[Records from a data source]

##########

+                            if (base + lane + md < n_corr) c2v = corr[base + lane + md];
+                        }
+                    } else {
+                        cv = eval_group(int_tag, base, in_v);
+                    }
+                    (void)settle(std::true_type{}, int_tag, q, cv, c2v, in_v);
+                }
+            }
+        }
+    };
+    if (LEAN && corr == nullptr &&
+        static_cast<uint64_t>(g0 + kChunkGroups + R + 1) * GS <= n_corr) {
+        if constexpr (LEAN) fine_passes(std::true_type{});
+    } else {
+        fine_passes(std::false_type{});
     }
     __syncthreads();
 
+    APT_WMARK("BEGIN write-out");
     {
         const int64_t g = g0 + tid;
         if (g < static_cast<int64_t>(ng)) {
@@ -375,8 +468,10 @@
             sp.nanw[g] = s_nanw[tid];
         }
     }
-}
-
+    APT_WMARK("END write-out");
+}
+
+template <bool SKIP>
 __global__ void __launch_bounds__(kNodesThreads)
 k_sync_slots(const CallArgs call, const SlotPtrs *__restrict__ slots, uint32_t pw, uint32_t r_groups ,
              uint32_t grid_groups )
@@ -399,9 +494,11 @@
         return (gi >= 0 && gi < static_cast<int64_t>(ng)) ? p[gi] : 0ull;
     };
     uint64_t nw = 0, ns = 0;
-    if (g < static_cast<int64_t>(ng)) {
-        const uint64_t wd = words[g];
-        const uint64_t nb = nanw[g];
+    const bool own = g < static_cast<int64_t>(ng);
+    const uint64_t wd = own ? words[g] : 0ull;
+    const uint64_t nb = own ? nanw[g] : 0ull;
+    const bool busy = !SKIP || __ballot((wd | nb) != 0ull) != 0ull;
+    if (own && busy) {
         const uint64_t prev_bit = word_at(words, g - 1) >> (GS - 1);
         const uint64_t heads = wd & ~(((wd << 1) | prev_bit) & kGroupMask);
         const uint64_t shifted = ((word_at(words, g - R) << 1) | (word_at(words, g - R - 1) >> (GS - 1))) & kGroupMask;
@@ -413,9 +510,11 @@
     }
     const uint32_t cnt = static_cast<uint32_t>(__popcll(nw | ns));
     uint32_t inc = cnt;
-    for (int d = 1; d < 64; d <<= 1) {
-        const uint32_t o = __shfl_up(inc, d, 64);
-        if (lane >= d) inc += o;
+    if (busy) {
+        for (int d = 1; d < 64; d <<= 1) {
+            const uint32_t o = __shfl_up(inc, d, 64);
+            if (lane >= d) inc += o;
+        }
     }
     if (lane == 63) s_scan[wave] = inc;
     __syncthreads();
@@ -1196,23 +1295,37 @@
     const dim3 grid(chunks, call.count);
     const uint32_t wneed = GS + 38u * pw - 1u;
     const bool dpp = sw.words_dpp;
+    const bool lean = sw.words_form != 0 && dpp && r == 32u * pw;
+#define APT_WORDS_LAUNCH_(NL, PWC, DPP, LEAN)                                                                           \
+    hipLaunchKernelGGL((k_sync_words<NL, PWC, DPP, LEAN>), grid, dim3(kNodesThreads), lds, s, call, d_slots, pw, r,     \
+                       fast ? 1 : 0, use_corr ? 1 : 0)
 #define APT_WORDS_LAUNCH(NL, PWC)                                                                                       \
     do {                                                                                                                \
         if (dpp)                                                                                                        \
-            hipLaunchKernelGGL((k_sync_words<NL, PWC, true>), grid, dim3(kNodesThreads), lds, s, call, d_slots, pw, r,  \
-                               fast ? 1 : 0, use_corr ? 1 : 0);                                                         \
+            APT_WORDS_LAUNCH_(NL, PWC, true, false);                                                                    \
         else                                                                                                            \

##########

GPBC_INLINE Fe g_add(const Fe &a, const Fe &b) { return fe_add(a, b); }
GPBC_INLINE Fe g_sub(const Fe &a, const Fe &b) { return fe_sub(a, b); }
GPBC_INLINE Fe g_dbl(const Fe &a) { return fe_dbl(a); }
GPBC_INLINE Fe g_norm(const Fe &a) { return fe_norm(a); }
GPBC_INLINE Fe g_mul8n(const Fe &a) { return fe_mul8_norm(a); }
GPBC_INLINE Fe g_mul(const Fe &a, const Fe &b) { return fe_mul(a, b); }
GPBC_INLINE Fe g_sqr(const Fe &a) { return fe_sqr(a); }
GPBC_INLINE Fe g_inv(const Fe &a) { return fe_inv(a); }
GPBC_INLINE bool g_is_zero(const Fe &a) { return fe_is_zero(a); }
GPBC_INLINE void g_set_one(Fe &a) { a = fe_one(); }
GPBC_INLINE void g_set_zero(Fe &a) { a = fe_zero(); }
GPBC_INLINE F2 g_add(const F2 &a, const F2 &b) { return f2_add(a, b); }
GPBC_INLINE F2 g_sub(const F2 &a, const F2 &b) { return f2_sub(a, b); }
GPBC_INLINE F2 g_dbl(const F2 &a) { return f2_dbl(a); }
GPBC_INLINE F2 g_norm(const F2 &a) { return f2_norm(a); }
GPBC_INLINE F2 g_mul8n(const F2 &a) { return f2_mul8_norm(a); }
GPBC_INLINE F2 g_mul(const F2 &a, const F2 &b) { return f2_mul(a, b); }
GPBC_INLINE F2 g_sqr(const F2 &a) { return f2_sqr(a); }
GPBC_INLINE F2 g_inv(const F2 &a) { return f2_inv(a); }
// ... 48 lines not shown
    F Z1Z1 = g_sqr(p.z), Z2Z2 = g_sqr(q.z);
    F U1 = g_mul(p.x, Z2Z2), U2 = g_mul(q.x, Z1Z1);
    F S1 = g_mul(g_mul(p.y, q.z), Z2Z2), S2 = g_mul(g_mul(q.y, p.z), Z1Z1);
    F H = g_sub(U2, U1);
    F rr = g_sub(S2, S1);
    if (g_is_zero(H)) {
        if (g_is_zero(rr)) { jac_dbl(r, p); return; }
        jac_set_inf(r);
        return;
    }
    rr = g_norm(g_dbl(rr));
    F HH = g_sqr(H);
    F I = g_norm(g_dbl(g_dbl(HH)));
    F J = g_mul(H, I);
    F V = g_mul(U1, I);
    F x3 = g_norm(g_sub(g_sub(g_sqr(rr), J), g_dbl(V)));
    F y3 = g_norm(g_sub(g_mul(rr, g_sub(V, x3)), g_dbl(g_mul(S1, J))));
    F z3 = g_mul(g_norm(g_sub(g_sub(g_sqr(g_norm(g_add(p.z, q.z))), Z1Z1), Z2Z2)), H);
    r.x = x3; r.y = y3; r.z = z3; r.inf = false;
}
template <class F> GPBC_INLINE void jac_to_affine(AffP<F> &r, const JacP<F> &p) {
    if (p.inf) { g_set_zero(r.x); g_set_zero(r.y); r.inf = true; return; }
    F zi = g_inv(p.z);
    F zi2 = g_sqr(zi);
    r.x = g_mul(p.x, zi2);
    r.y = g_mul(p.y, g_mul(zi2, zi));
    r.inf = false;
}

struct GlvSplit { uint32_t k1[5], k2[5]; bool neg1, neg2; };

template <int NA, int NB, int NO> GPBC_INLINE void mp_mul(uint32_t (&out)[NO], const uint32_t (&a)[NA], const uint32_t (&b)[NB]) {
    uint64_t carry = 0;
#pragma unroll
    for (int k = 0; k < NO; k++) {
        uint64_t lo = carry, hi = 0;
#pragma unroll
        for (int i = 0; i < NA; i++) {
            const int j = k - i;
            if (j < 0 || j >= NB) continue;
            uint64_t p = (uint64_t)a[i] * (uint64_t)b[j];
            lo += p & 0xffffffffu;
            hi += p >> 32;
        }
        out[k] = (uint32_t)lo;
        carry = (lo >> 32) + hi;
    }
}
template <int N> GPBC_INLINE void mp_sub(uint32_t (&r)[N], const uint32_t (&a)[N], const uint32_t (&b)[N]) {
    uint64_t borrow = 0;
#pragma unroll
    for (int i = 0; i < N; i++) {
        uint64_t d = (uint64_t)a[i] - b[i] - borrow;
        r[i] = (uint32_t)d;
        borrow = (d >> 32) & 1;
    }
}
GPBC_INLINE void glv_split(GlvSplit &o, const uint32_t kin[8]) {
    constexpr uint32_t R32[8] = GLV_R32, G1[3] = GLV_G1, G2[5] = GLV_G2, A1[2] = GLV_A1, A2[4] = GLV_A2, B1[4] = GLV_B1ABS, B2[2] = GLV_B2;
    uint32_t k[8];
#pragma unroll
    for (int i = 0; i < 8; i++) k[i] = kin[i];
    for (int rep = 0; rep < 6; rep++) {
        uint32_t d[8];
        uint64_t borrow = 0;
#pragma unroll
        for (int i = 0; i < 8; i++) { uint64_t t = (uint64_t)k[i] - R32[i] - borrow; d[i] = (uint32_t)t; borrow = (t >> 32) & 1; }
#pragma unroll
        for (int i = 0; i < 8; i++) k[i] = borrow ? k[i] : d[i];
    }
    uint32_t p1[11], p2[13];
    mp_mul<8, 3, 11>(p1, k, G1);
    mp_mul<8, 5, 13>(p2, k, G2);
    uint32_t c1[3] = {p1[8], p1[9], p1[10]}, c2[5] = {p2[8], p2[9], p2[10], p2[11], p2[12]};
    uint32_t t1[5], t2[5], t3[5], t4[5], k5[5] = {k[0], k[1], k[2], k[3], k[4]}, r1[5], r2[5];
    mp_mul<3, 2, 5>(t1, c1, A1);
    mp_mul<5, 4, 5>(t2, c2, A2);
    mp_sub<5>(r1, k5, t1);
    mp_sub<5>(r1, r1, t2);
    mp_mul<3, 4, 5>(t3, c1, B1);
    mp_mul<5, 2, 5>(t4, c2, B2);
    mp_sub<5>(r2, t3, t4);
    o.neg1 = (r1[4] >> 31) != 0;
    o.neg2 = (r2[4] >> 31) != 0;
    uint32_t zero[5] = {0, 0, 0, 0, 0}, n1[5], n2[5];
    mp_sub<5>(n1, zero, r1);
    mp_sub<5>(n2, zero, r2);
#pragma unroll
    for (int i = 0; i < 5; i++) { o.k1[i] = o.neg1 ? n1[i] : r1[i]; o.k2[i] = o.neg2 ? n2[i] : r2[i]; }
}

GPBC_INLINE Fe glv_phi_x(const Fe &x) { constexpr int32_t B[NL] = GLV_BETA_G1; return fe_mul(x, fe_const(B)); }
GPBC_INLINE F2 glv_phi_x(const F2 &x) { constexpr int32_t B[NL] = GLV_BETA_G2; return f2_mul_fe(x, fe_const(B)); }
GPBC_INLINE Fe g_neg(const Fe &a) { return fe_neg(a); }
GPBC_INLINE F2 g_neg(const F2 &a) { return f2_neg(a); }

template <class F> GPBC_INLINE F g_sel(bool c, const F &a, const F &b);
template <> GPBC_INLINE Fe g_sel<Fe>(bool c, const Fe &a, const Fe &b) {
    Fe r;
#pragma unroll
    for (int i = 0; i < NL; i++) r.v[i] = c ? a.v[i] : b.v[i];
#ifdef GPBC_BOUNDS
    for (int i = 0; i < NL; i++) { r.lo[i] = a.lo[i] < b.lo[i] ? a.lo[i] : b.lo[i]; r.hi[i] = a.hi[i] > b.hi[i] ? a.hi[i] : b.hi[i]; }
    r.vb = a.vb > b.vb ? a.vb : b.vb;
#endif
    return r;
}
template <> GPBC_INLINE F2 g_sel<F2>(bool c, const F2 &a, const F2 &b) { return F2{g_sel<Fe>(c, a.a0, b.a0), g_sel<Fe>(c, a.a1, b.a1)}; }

##########

- _TASK DESCRIPTION_: When you reach the line containing "lines not shown" in the data above, start copying exactly, and stop after the line containing "jac_dbl(r, p); return;".

- _TASK OUTPUT_:
// ... 48 lines not shown
    F Z1Z1 = g_sqr(p.z), Z2Z2 = g_sqr(q.z);
    F U1 = g_mul(p.x, Z2Z2), U2 = g_mul(q.x, Z1Z1);
    F S1 = g_mul(g_mul(p.y, q.z), Z2Z2), S2 = g_mul(g_mul(q.y, p.z), Z1Z1);
    F H = g_sub(U2, U1);
    F rr = g_sub(S2, S1);
    if (g_is_zero(H)) {
        if (g_is_zero(rr)) { jac_dbl(r, p); return; }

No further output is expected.